Problem:
Report every line of the material that contains the string "icol".

Extracted records:

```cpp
int pgk::launch_conv_strip_fromrgb(const float* img, const float* rgb_w, const float* rgb_b, float rgb_scale, float rgb_slope,
                                   unsigned char* x_signs, const float* w, const float* bias, float* y, unsigned char* y_signs,
                                   int N, int C, int H, int W, int Cmid, int Cout, float scale, float slope,
                                   hipStream_t s)
{
    if (C > RGB_MAXC || Cmid != 8 || Cout != 8 || (W % SW) || (H % 16)) return PG_E_UNSUP;
    if ((long long)H * W * 16 * 4 >= (1ll << 31)) return PG_E_UNSUP;
    const int seg = strip_seg_rows(N, H, W);
    if (!seg) return PG_E_UNSUP;
    SArgs a{};
    a.x = img; a.w = w; a.bias = bias; a.y = y; a.ysigns = y_signs;
    a.scale = scale; a.slope = slope; a.mask_slope = 1.f; a.pool_a = 1.f;
    a.H = H; a.W = W; a.strips = W / SW; a.segs = H / seg; a.seg_rows = seg;
    a.rgb_w = rgb_w; a.rgb_b = rgb_b; a.rgb_scale = rgb_scale; a.rgb_slope = rgb_slope; a.rgbC = C; a.xsigns = x_signs;
    const size_t smem = (size_t)NBLK * Blk<8>::SLOTS * 16 + (size_t)9 * 8 * 8 * 4;
    auto kern = conv_strip_rgb_kernel<EPI_FWD>;
    if (int rc = set_smem(kern, smem, SMEM_ANY)) return rc;
    snprintf(g_last_kernel, sizeof(g_last_kernel), "conv_strip_rgb_kernel<%d>", (int)EPI_FWD);
    hipLaunchKernelGGL(kern, dim3((unsigned)(N * a.strips * a.segs)), dim3(256), smem, s, a);
    return (int)hipGetLastError();
}

int pgk::launch_conv_strip_pn_torgb(const float* x, const float* w, const float* bias, float* y, float* r,
                                    const float* t_w, const float* t_b, float t_scale, float* img,
                                    int N, int C, int H, int W, int Cin, int Cout, float scale, float slope, float eps,
                                    hipStream_t s)
{
    if (C < 1 || C > RGB_MAXC || Cin != 8 || Cout != 8 || (W % SW) || (H % 16)) return PG_E_UNSUP;
    if ((long long)H * W * 16 * 4 >= (1ll << 31)) return PG_E_UNSUP;
    const int seg = strip_seg_rows(N, H, W);
    if (!seg) return PG_E_UNSUP;
    SArgs a{};
    a.x = x; a.w = w; a.bias = bias; a.y = y; a.pn_r = r; a.pn_eps = eps;
    a.scale = scale; a.slope = slope; a.mask_slope = 1.f; a.pool_a = 1.f;
    a.H = H; a.W = W; a.strips = W / SW; a.segs = H / seg; a.seg_rows = seg;
    a.t_out = img; a.t_w = t_w; a.t_b = t_b; a.t_scale = t_scale; a.tC = C; a.t_sc = Cout; a.t_sco = 1;
    return launch_strip_x<EPI_PN, STRIP_WREG, 1>(a, N, s);
}

int pgk::launch_conv_strip_masked_rgb_bwd(const float* gz, const float* wt, const unsigned char* mask_bytes, float mask_slope, float* y,
                                          const float* rgb_w, float rgb_scale, float* gimg,
                                          const float* img, float* rgb_dw, float* rgb_db,
                                          int N, int C, int H, int W, int Cin, int Cout, float scale,
                                          hipStream_t s)
{
    if (C < 1 || C > RGB_MAXC || Cin != 8 || Cout != 8 || (W % SW) || (H % 16)) return PG_E_UNSUP;
    if ((long long)H * W * 16 * 4 >= (1ll << 31)) return PG_E_UNSUP;
    const int seg = strip_seg_rows(N, H, W);
    if (!seg) return PG_E_UNSUP;
    SArgs a{};
    a.x = gz; a.w = wt; a.mask = mask_bytes; a.mask_bytes = 1; a.y = y;
    a.scale = scale; a.slope = 1.f; a.mask_slope = mask_slope; a.pool_a = 1.f;
    a.H = H; a.W = W; a.strips = W / SW; a.segs = H / seg; a.seg_rows = seg;
    a.t_out = gimg; a.t_w = rgb_w; a.t_b = nullptr; a.t_scale = rgb_scale; a.tC = C; a.t_sc = 1; a.t_sco = C; a.t_only = y ? 0 : 1;
    a.fw_img = img; a.fw_dw = rgb_dw; a.fw_db = rgb_db; a.fw_scale = rgb_scale;
    if (rgb_dw) return launch_strip_x<EPI_MASK, false, 3>(a, N, s);
    return launch_strip_x<EPI_MASK, false, 1>(a, N, s);
}

int pgk::launch_wgrad_strip(WgP& p, hipStream_t s)
{
    if (p.pad != 1 || p.Hout != p.Hin || p.Wout != p.Win || (p.gbytes && p.ups)) return PG_E_UNSUP;
    if ((p.Wout % SW) || (p.Hout % 16)) return PG_E_UNSUP;
    if (!((p.Cout == 8 && p.Cin == 8) || (p.Cout == 16 && p.Cin == 8) || (p.Cout == 8 && p.Cin == 16))) return PG_E_UNSUP;
    if ((long long)p.Hin * p.Win * 16 * 4 >= (1ll << 31)) return PG_E_UNSUP;
    int seg = 256;
    auto tasks = [&](int sg) { return (long long)p.N * (p.Wout / SW) * (p.Hout / sg); };
    while (seg > 64 && (seg > p.Hout || (p.Hout % seg) || tasks(seg) < 1024)) seg >>= 1;
    while (seg > 16 && (seg > p.Hout || (p.Hout % seg) || tasks(seg) < 512)) seg >>= 1;
    if (seg < 16 || (seg % RB) || (p.Hout % seg)) return PG_E_UNSUP;
    WArgs a;
    a.x = p.x; a.gz = p.gz; a.dw = p.dw; a.db = p.db; a.scale = p.scale;
    a.H = p.Hout; a.W = p.Wout; a.ups = p.ups; a.strips = p.Wout / SW; a.segs = p.Hout / seg; a.seg_rows = seg;
    a.gbytes = p.gbytes; a.gmul = p.gmul; a.gslope = p.gslope;
    if (p.gbytes) {
        if (p.Cout == 8 && p.Cin == 8) return launch_wgrad_strip_t<8, 8, true>(a, p.N, s);
        if (p.Cout == 16 && p.Cin == 8) return launch_wgrad_strip_t<16, 8, true>(a, p.N, s);
        return launch_wgrad_strip_t<8, 16, true>(a, p.N, s);
    }
    if (p.Cout == 8 && p.Cin == 8) return launch_wgrad_strip_t<8, 8>(a, p.N, s);
    if (p.Cout == 16 && p.Cin == 8) return launch_wgrad_strip_t<16, 8>(a, p.N, s);
    return launch_wgrad_strip_t<8, 16>(a, p.N, s);
}
```

Before: 300.2 images/sec.

## Remap strip-conv gather so each lane loads one pixel's full channel vector

Replaces the slot-indexed gather, where each thread handled scattered (channel-quad,row,col) slots, with a pixel-major mapping: each wave owns one row, each lane one interior column and loads all channel quads plus packed sign bytes in wider loads. Halo columns are handled by one rotating wave per step, and unused LDS slots are zeroed once up front. The goal is to coalesce global loads, cut per-thread index bookkeeping and registers, and widen sign stores. It also adds ablation macros that skip gather work. Risks are halo-wave imbalance and LDS bank conflicts from the new write pattern.

```diff
diff --git a/pggan-pytorch_amd/csrc/conv_strip.hip b/pggan-pytorch_amd/csrc/conv_strip.hip
--- a/pggan-pytorch_amd/csrc/conv_strip.hip
+++ b/pggan-pytorch_amd/csrc/conv_strip.hip
@@ -108,106 +108,138 @@
         }
     };
 
-    constexpr int NG = GATH ? (B::USED + 255) / 256 : 1;
-    unsigned cvo[NG], cvs[NG], bvo[NG], bvs[NG];
-    float4 gxr[NG];
-    unsigned gbr[NG];
     __amdgpu_buffer_rsrc_t rgx = pg_make_rsrc(p.x + (size_t)n * ximg, (unsigned)(ximg * 4)), rgb = rgx;
-    constexpr int NR = GM == 2 ? NG : 1;
-    int rrow[NR];
-    float rw[NR][4][RGB_MAXC], rb[NR][4], rpx[NR][RGB_MAXC];
-    if constexpr (GM == 2) {
-        rgx = pg_make_rsrc(p.x + (size_t)n * npix * p.rgbC, npix * (unsigned)p.rgbC * 4u);
-        rgb = pg_make_rsrc(p.xsigns + (size_t)n * npix * C4, npix * C4);
-#pragma unroll
-        for (int i = 0; i < NG; ++i) {
-            const int sl = i * 256 + tid;
-            const int q = sl / (RB * RP), rem = sl - q * (RB * RP);
-            const int m = rem / RP, px = rem - m * RP;
-            const int col = ow0 - 1 + px;
-            const bool ok = sl < B::USED && (unsigned)col < (unsigned)p.W;
-            rrow[i] = ok ? r0 - 1 + m : -(1 << 28);
-            cvo[i] = ok ? 4u * (unsigned)((r0 - 1 + m) * p.W + col) : PG_OOB;
-            cvs[i] = ok ? 4u * (unsigned)(RB * p.W) : 0u;
-            bvo[i] = (ok && px >= 1 && px <= SW) ? (unsigned)((r0 - 1 + m) * p.W + col) * C4 + q : PG_OOB;
-            bvs[i] = (ok && px >= 1 && px <= SW) ? (unsigned)(RB * p.W * C4) : 0u;
-            const int qq = sl < B::USED ? q : 0;
+    constexpr int HL = GM == 2 ? 2 * RB : 2 * RB * C4;
+    unsigned cvo = 0, bvo = 0, cstep = 0, bstep = 0;
+    unsigned hcvo = PG_OOB, hcs = 0, hbvo = PG_OOB, hbs = 0;
+    int grow = r0 - 1 + wave, hrow = -(1 << 28);
+    int hslot = 0, gturn = 0;
+    float4 gxr[C4], hxr = make_float4(0.f, 0.f, 0.f, 0.f);
+    unsigned gbr = 0, hbr = 0;
+    constexpr int NRW = GM == 2 ? 8 : 1;
+    float rw[NRW][RGB_MAXC], rb[NRW], rpx[RGB_MAXC] = {0.f, 0.f, 0.f}, hpx[RGB_MAXC] = {0.f, 0.f, 0.f};
+    if constexpr (GATH) {
+        const int hp = GM == 2 ? lane : lane / C4, hq = GM == 2 ? 0 : lane % C4;
+        const int hm = (hp >> 1) & (RB - 1), hpxl = (hp & 1) ? RP - 1 : 0;
+        const int hcol = ow0 - 1 + hpxl, hr = r0 - 1 + hm, icol = ow0 + lane;
+        const bool hok = lane < HL && (unsigned)hcol < (unsigned)p.W;
+        hslot = hq * (RB * RP) + hm * RP + hpxl;
+        if constexpr (GM == 2) {
+            rgx = pg_make_rsrc(p.x + (size_t)n * npix * p.rgbC, npix * (unsigned)p.rgbC * 4u);
+            rgb = pg_make_rsrc(p.xsigns + (size_t)n * npix * C4, npix * C4);
+            cvo = 4u * (unsigned)(grow * p.W + icol);
+            cstep = 4u * (unsigned)(RB * p.W);
+            bvo = (unsigned)(grow * p.W + icol) * C4;
+            bstep = (unsigned)(RB * p.W * C4);
+            hcvo = hok ? 4u * (unsigned)(hr * p.W + hcol) : PG_OOB;
+            hcs = hok ? cstep : 0u;
+            hrow = hok ? hr : -(1 << 28);
+#pragma unroll
+            for (int k = 0; k < NRW; ++k) {
+#pragma unroll
+                for (int c = 0; c < RGB_MAXC; ++c) rw[k][c] = c < p.rgbC ? p.rgb_w[k * p.rgbC + c] : 0.f;
+                rb[k] = p.rgb_b ? p.rgb_b[k] : 0.f;
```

Task result:
+        const int hcol = ow0 - 1 + hpxl, hr = r0 - 1 + hm, icol = ow0 + lane;
+            cvo = 4u * (unsigned)(grow * p.W + icol);
+            bvo = (unsigned)(grow * p.W + icol) * C4;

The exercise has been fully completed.